The present invention can solve following problem: 1) utilize vertical search to obtain the corresponding network address of different classification with focused crawler from navigation website through to vertical search and focused crawler Study on Technology.2) can return precise search result targetedly to the special search of specific industry theme according to the user.3) obtain Web page classifying that unknown URL is affiliated on the classifieds website through vertical search and focused crawler.
The present invention is based on the Web page classifying recognition methods of vertical search and focused crawler technology, the technological frame of the URL that respectively classifies in a kind of effective navigation by recognition class website be provided, and detailed design recognizer.System is divided into three modules, is successively from the bottom up: data acquisition module, Context resolution layer and application presentation layer.
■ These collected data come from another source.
#ifndef GS_LIMIT_TILES_IN_LDS
#define GS_LIMIT_TILES_IN_LDS 0
#endif
#define GS_LIMIT_LDS_MAX_FLOATS (GS_LIMIT_TILES_IN_LDS ? 10240 : 4096)
extern __shared__ float s_limit[];
static inline size_t preprocess_limit_lds_floats(const PreprocessArgs& a) {
  if (!a.tile_depth_limit) return 0;
  const size_t T = (size_t)a.grid_x * a.grid_y, all = depth_limit_floats((uint32_t)a.grid_x, (uint32_t)a.grid_y);
  const size_t want = GS_LIMIT_TILES_IN_LDS ? all : all - T;
  return want <= GS_LIMIT_LDS_MAX_FLOATS ? want : 0;
}

__global__ void __launch_bounds__(GS_BLOCK) preprocess_fwd_kernel(PreprocessArgs a, GeomView g, int lds_floats) {
  const int idx = blockIdx.x * GS_BLOCK + threadIdx.x;
  uint32_t tiles = 0, entries = TB_ENTRIES_UNKNOWN;
  const int T = a.grid_x * a.grid_y;
  int p0 = 0, p1 = 0, p2 = 0, p3 = 0, n_pend = 0;
  uint32_t s0 = 0xFFFFFFFFu, s1 = 0xFFFFFFFFu, s2 = 0xFFFFFFFFu, s3 = 0xFFFFFFFFu, dbits = 0;
  auto bump = [&]() {
    if (n_pend > 0) s0 = atomicAdd(&a.region_count[(size_t)p0 * RG_COUNT_STRIDE], 1u);
    if (n_pend > 1) s1 = atomicAdd(&a.region_count[(size_t)p1 * RG_COUNT_STRIDE], 1u);
    if (n_pend > 2) s2 = atomicAdd(&a.region_count[(size_t)p2 * RG_COUNT_STRIDE], 1u);
    if (n_pend > 3) s3 = atomicAdd(&a.region_count[(size_t)p3 * RG_COUNT_STRIDE], 1u);
    n_pend = 0;
  };
  auto collect = [&]() {
    const uint2 entry = make_uint2(dbits, (uint32_t)idx);
    if (s0 < a.region_cap) a.region_bucket[(size_t)p0 * a.region_cap + s0] = entry;
    if (s1 < a.region_cap) a.region_bucket[(size_t)p1 * a.region_cap + s1] = entry;
    if (s2 < a.region_cap) a.region_bucket[(size_t)p2 * a.region_cap + s2] = entry;
    if (s3 < a.region_cap) a.region_bucket[(size_t)p3 * a.region_cap + s3] = entry;
    s0 = s1 = s2 = s3 = 0xFFFFFFFFu;
  };
  const int lidx = min(idx, a.P - 1);
  typedef const __attribute__((address_space(4))) float* GsConstFloatPtr;
  float vm[16], pm[16], cam[3];
  {
    const GsConstFloatPtr vmp = (GsConstFloatPtr)(uintptr_t)a.viewmatrix, pmp = (GsConstFloatPtr)(uintptr_t)a.projmatrix;
    const GsConstFloatPtr cp = (GsConstFloatPtr)(uintptr_t)a.campos;
#pragma unroll
    for (int k = 0; k < 16; k++) { vm[k] = vmp[k]; pm[k] = pmp[k]; }
    cam[0] = cp[0]; cam[1] = cp[1]; cam[2] = cp[2];
  }
  const bool own_cov = a.cov3D_precomp == nullptr;
  const float* sc_p = own_cov ? a.scales + 3 * (size_t)lidx : a.cov3D_precomp + 6 * (size_t)lidx;
  const float* rq_p = own_cov ? a.rotations + 4 * (size_t)lidx : a.cov3D_precomp + 6 * (size_t)lidx;
  float op_in = a.opacities[lidx];
  V3 p_orig = {a.means3D[3 * (size_t)lidx], a.means3D[3 * (size_t)lidx + 1], a.means3D[3 * (size_t)lidx + 2]};
  V3 sc_in = {sc_p[0], sc_p[1], sc_p[2]};
  V4 rq_in = {rq_p[0], rq_p[1], rq_p[2], rq_p[3]};
  if (lds_floats) {
    const float* src = a.tile_depth_limit + (GS_LIMIT_TILES_IN_LDS ? 0 : T);
    for (int i = threadIdx.x; i < lds_floats; i += GS_BLOCK) s_limit[i] = src[i];
    __syncthreads();
  }
  asm volatile("" : "+v"(op_in), "+v"(sc_in.x), "+v"(sc_in.y), "+v"(sc_in.z), "+v"(rq_in.x), "+v"(rq_in.y), "+v"(rq_in.z),
               "+v"(rq_in.w));
  const GsLdsFloatPtr lds_seg = (GsLdsFloatPtr)s_limit + (GS_LIMIT_TILES_IN_LDS ? T : 0);
  if (idx == 0) g.hdr->pad[HDR_LIMITED] = a.tile_depth_limit ? 1u : 0u;
  if (idx < a.P) {
    Splat sp;
    sp.x = sp.y = sp.depth = sp.invdepth = 0.f;
    sp.cxx = sp.cxy = sp.cyy = sp.opacity = 0.f;
    sp.r = sp.g = sp.b = 0.f;
    sp.extra = 0.f;
    int radius_out = 0;
    sp.rect_min = sp.rect_max = sp.tiles = sp.clamped = 0;
    float cov3D[6] = {0, 0, 0, 0, 0, 0};
    bool write_cov = false;
    do {
      V3 p_view = xform4x3(p_orig, vm);
      if (p_view.z <= 0.2f) break;
      V4 p_hom = xform4x4(p_orig, pm);
      float p_w = 1.0f / (p_hom.w + 0.0000001f);
      V3 p_proj = {p_hom.x * p_w, p_hom.y * p_w, p_hom.z * p_w};

      if (a.cov3D_precomp != nullptr) {
#pragma unroll
        for (int k = 0; k < 6; k++) cov3D[k] = a.cov3D_precomp[(size_t)idx * 6 + k];
      } else {
        const V3 sc = activate_scales(sc_in, a.raw_activations);
        const V4 rq = activate_rotation(rq_in, a.raw_activations);
        M3 S = mat3_cols(1, 0, 0, 0, 1, 0, 0, 0, 1);
        S.c[0][0] = a.scale_modifier * sc.x;
        S.c[1][1] = a.scale_modifier * sc.y;
        S.c[2][2] = a.scale_modifier * sc.z;
        M3 R = quat_to_R(rq);
        M3 Mm = mul3(S, R);
        M3 Sigma = mul3(transpose3(Mm), Mm);
        cov3D[0] = Sigma.c[0][0];
        cov3D[1] = Sigma.c[0][1];
        cov3D[2] = Sigma.c[0][2];
        cov3D[3] = Sigma.c[1][1];
        cov3D[4] = Sigma.c[1][2];
        cov3D[5] = Sigma.c[2][2];
        write_cov = true;
      }
      Cov2DInter ci;
      cov2d_common(p_orig, a.focal_x, a.focal_y, a.tan_fovx, a.tan_fovy, cov3D, vm, ci);
      M3 cv = mul3(mul3(transpose3(ci.T), transpose3(ci.Vrk)), ci.T);
      V3 cov = {cv.c[0][0], cv.c[0][1], cv.c[1][1]};

      const float h_var = 0.3f;
      const float det_cov = cov.x * cov.z - cov.y * cov.y;
      cov.x += h_var;
      cov.z += h_var;
      const float det_cov_plus_h_cov = cov.x * cov.z - cov.y * cov.y;
      float h_convolution_scaling = 1.0f;
      if (a.antialiasing) h_convolution_scaling = sqrtf(fmaxf(0.000025f, det_cov / det_cov_plus_h_cov));
      const float det = det_cov_plus_h_cov;
      if (det == 0.0f) break;
      float det_inv = 1.f / det;
      V3 conic = {cov.z * det_inv, -cov.y * det_inv, cov.x * det_inv};
      float mid = 0.5f * (cov.x + cov.z);
      float lambda1 = mid + sqrtf(fmaxf(0.1f, mid * mid - det));
      float lambda2 = mid - sqrtf(fmaxf(0.1f, mid * mid - det));
      float my_radius = ceilf(3.f * sqrtf(fmaxf(lambda1, lambda2)));
      float pix_x = ndc2pix(p_proj.x, a.W), pix_y = ndc2pix(p_proj.y, a.H);
      uint32_t minx, miny, maxx, maxy;
      const int radius_i = f2i_sat(my_radius);
      get_rect(pix_x, pix_y, radius_i, a.grid_x, a.grid_y, minx, miny, maxx, maxy);
      if ((maxx - minx) * (maxy - miny) == 0) break;

      sp.depth = p_view.z;
      sp.invdepth = 1 / p_view.z;
      radius_out = radius_i;
      sp.extra = a.extra_channel ? load_extra(a.extra_channel, a.extra_gain, idx, a.raw_activations) : 0.f;
      sp.x = pix_x;
      sp.y = pix_y;
      sp.cxx = conic.x; sp.cxy = conic.y; sp.cyy = conic.z;
      sp.opacity = activate_opacity(op_in, a.raw_activations) * h_convolution_scaling;
      sp.rect_min = minx | (miny << 16);
      sp.rect_max = maxx | (maxy << 16);
      if (a.tile_cull == 2) {
        const TileCull tc = tilecull_setup(1, sp.x, sp.y, sp.cxx, sp.cxy, sp.cyy, sp.opacity);
        if (tc.mode != 1) {
          int tx0 = (int)minx, tx1 = (int)maxx, ty0 = (int)miny, ty1 = (int)maxy;
          if (tc.mode == 2) {
            const float big = 1.0e6f;
            const float xl = fminf(fmaxf(sp.x - tc.ex - 1.0f, -big), big), xh = fminf(fmaxf(sp.x + tc.ex + 1.0f, -big), big);
            const float yl = fminf(fmaxf(sp.y - tc.ey - 1.0f, -big), big), yh = fminf(fmaxf(sp.y + tc.ey + 1.0f, -big), big);
            tx0 = max(tx0, (int)floorf(xl * 0.0625f));
            tx1 = min(tx1, (int)floorf(xh * 0.0625f) + 1);
            ty0 = max(ty0, (int)floorf(yl * 0.0625f));
            ty1 = min(ty1, (int)floorf(yh * 0.0625f) + 1);
          }
          if (tx1 > tx0 && ty1 > ty0) {
            const int segs_x = (int)depth_limit_segs_x((uint32_t)a.grid_x);
            dbits = __float_as_uint(sp.depth);
            for (int ry = ty0 >> 2; ry <= (ty1 - 1) >> 2; ry++) {
              for (int rx = tx0 >> 2; rx <= (tx1 - 1) >> 2; rx++) {
                if (a.tile_depth_limit) {
                  float bound = -__builtin_inff();
#pragma unroll
                  for (int k = 0; k < RG_TILES; k++) {
                    const int ty = min(ry * RG_TILES + k, a.grid_y - 1);
                    const float v = lds_floats ? lds_seg[ty * segs_x + rx] : a.tile_depth_limit[(size_t)T + ty * segs_x + rx];
                    bound = fmaxf(bound, v);
                  }
                  if (depth_beyond_limit(sp.depth, bound)) continue;
                }
                const int r = ry * a.rg_x + rx;
                tiles++;
                if (n_pend == 4) { bump(); collect(); }
                p0 = n_pend == 0 ? r : p0;
                p1 = n_pend == 1 ? r : p1;
                p2 = n_pend == 2 ? r : p2;
                p3 = n_pend == 3 ? r : p3;
                n_pend++;
              }
            }
          }
        }
      } else if (a.tile_cull) {
        const TileCull tc = tilecull_setup(1, sp.x, sp.y, sp.cxx, sp.cxy, sp.cyy, sp.opacity);
        if (tc.mode == 0) {
          tiles = (maxy - miny) * (maxx - minx);
          if (!a.tile_depth_limit) entries = tb_rect_entries(minx, miny, maxx, maxy);
        } else if (tc.mode == 2) {
          uint32_t bx0 = 0xFFFFFFFFu, bx1 = 0, by0 = 0xFFFFFFFFu, by1 = 0, tiles_seg = 0;
          uint32_t hull = 0, rowwise = 0, h_lo = 0xFFFFFFFFu, h_hi = 0;
          for (uint32_t ty = miny; ty < maxy; ty++) {
            uint32_t tx0;
            const uint32_t n = tilecull_row_span(tc, ty, minx, maxx, tx0);
            tiles += n;
            if (n) {
              h_lo = min(h_lo, tx0); h_hi = max(h_hi, tx0 + n - 1u);
              rowwise += (tx0 + n - 1u) / RG_TILES - tx0 / RG_TILES + 1u;
            }
            if ((ty % RG_TILES) == RG_TILES - 1u || ty + 1u == maxy) {
              if (h_lo <= h_hi) hull += h_hi / RG_TILES - h_lo / RG_TILES + 1u;
              h_lo = 0xFFFFFFFFu; h_hi = 0;
            }
            if (n && a.tile_depth_limit) {
              bx0 = min(bx0, tx0); bx1 = max(bx1, tx0 + n);
              by0 = min(by0, ty); by1 = ty + 1;
              if (lds_floats) {
                uint32_t t0 = tx0;
                tiles_seg += tilecull_trim_span_segments(lds_seg, (uint32_t)a.grid_x, ty, sp.depth, t0, n);
              }
            }
          }
          if (!a.tile_depth_limit)
            entries = (hull > TB_ENTRIES_MAX || rowwise > TB_ENTRIES_MAX) ? TB_ENTRIES_UNKNOWN : (hull > tiles ? (rowwise | 0x8000u) : hull);
          if (a.tile_depth_limit && tiles) {
            const uint32_t full = tiles;
            uint32_t how = 0;
            if (bx1 - bx0 <= 4u && by1 - by0 <= 4u) {
              uint32_t beyond;
              if (GS_LIMIT_TILES_IN_LDS && lds_floats)
                beyond = depth_limit_box_mask((GsLdsFloatPtr)s_limit, (uint32_t)a.grid_x, bx0, by0, bx1, by1, sp.depth);
              else
                beyond = depth_limit_box_mask(a.tile_depth_limit, (uint32_t)a.grid_x, bx0, by0, bx1, by1, sp.depth);
              if (beyond) {
                tiles = 0;
                for (uint32_t ty = by0; ty < by1; ty++) {
                  uint32_t tx0;
                  const uint32_t n = tilecull_row_span(tc, ty, minx, maxx, tx0);
                  tiles += tilecull_trim_span_mask(beyond, bx0, by0, ty, tx0, n);
                }
                how = 2;
              }
            } else if (lds_floats) {
              tiles = tiles_seg;
              how = 3;
            }
            sp.clamped |= (tiles == 0 ? 1u : (tiles == full ? 0u : how)) << 8;
          }
        }
      } else {
        tiles = (maxy - miny) * (maxx - minx);
        entries = tb_rect_entries(minx, miny, maxx, maxy);
      }
      sp.clamped |= (tiles ? entries : 0u) << 16;
      if (!(a.tile_depth_limit && tiles == 0)) {
        if (a.colors_precomp == nullptr) {
          V3 campos = {cam[0], cam[1], cam[2]};
          V3 rgb;
          uint32_t cl = 0;
          if (a.M == 16 && a.shs_rest) {
            ShRegs sh;
            const float* dc = a.shs + (size_t)idx * 3;
            const float* rest = a.shs_rest + (size_t)idx * 45;
            const int nfl = 3 * (a.D + 1) * (a.D + 1) - 3;
            sh.f[0] = dc[0]; sh.f[1] = dc[1]; sh.f[2] = dc[2];
  #pragma unroll
            for (int k = 0; k < 45; k++) sh.f[3 + k] = k < nfl ? rest[k] : 0.f;
            bump();
            rgb = color_from_sh(a.D, p_orig, campos, sh, cl);
          } else if (a.M == 16) {
            ShRegs sh;
            const float4* src = reinterpret_cast<const float4*>(a.shs + (size_t)idx * 48);
            const int nvec = a.D == 0 ? 1 : (a.D == 1 ? 3 : (a.D == 2 ? 7 : 12));
  #pragma unroll
            for (int k = 0; k < 12; k++) {
              if (k < nvec) {
                float4 v = src[k];
                sh.f[4 * k] = v.x; sh.f[4 * k + 1] = v.y; sh.f[4 * k + 2] = v.z; sh.f[4 * k + 3] = v.w;
              } else {
                sh.f[4 * k] = sh.f[4 * k + 1] = sh.f[4 * k + 2] = sh.f[4 * k + 3] = 0.f;
              }
            }
            bump();
            rgb = color_from_sh(a.D, p_orig, campos, sh, cl);
          } else if (a.shs_rest) {
            bump();
            ShMemSplit sh{a.shs + (size_t)idx * 3, a.shs_rest + (size_t)idx * (a.M - 1) * 3};
            rgb = color_from_sh(a.D, p_orig, campos, sh, cl);
          } else {
            bump();
            ShMem sh{a.shs + (size_t)idx * a.M * 3};
            rgb = color_from_sh(a.D, p_orig, campos, sh, cl);
          }
          sp.r = rgb.x; sp.g = rgb.y; sp.b = rgb.z;
          sp.clamped |= cl;
        } else {
          bump();
          sp.r = a.colors_precomp[3 * idx];
          sp.g = a.colors_precomp[3 * idx + 1];
          sp.b = a.colors_precomp[3 * idx + 2];
        }
      }
      sp.tiles = tiles;
    } while (false);

    const bool write_record = !(a.tile_depth_limit && tiles == 0 && radius_out > 0);
    if (write_record) {
      float4* dst = reinterpret_cast<float4*>(&g.splat[idx]);
      const float4* srcv = reinterpret_cast<const float4*>(&sp);
      dst[0] = srcv[0]; dst[1] = srcv[1]; dst[2] = srcv[2]; dst[3] = srcv[3];
    }
    if (a.cov3D_precomp == nullptr && write_record) {
      float2* cd = reinterpret_cast<float2*>(g.cov3D + (size_t)idx * 6);
      if (!write_cov) { cov3D[0] = cov3D[1] = cov3D[2] = cov3D[3] = cov3D[4] = cov3D[5] = 0.f; }
      cd[0] = make_float2(cov3D[0], cov3D[1]);
      cd[1] = make_float2(cov3D[2], cov3D[3]);
      cd[2] = make_float2(cov3D[4], cov3D[5]);
    }
    g.tiles_touched[idx] = tiles;
    collect();
    if (a.tile_cull != 2) g.depth_keys[idx] = tiles ? __float_as_uint(sp.depth) : 0xFFFFFFFFu;
    a.radii[idx] = radius_out;
  }
  __shared__ uint32_t red[GS_BLOCK / 64];
  uint32_t v = tiles;
#pragma unroll
  for (int off = 32; off >= 1; off >>= 1) v += __shfl_down(v, off, 64);
  if ((threadIdx.x & 63) == 0) red[threadIdx.x >> 6] = v;
  __syncthreads();
  if (threadIdx.x == 0) g.block_sums[blockIdx.x] = red[0] + red[1] + red[2] + red[3];
}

The present invention is based on the Web page classifying recognition methods of vertical search and focused crawler technology, committed step is two parts: the webpage source code obtains and the web page contents analytical method.Wherein the web page contents analytical method is a core, and it comprises two main portions: extract the structured message of webpage and the strategy of creeping of focused crawler.Through discovering navigation website webpage source code: the navigation type website is made up of the sub-directory page of a master catalogue page and each classification basically two kinds of pages; The master catalogue page comprises the link of each classification subpage frame of a large amount of sensings, and the sub-directory page of each classification then comprises the link of the website that belongs to this classification.The sub-directory page of each classification on the same navigation website also has very strong similarity; That is to say similar structure is all arranged in these pages; Can summarize the structured message of the page with (or a several) regular expression through pattern learning, so as long as find the regular expression of representing these page structure information just can well instruct focused crawler to grasp and the relevant webpage of classifying as far as possible.With www.hao123.com is example; As to search all URL of " amusement and recreation " classification; Can write regular expression href (?: " (? < 1>[^ "] *) " | (? < 1 >)); be used for the link of shape such as href=" ... " in the matched character string, just can obtain all URL of " amusement and recreation " classification.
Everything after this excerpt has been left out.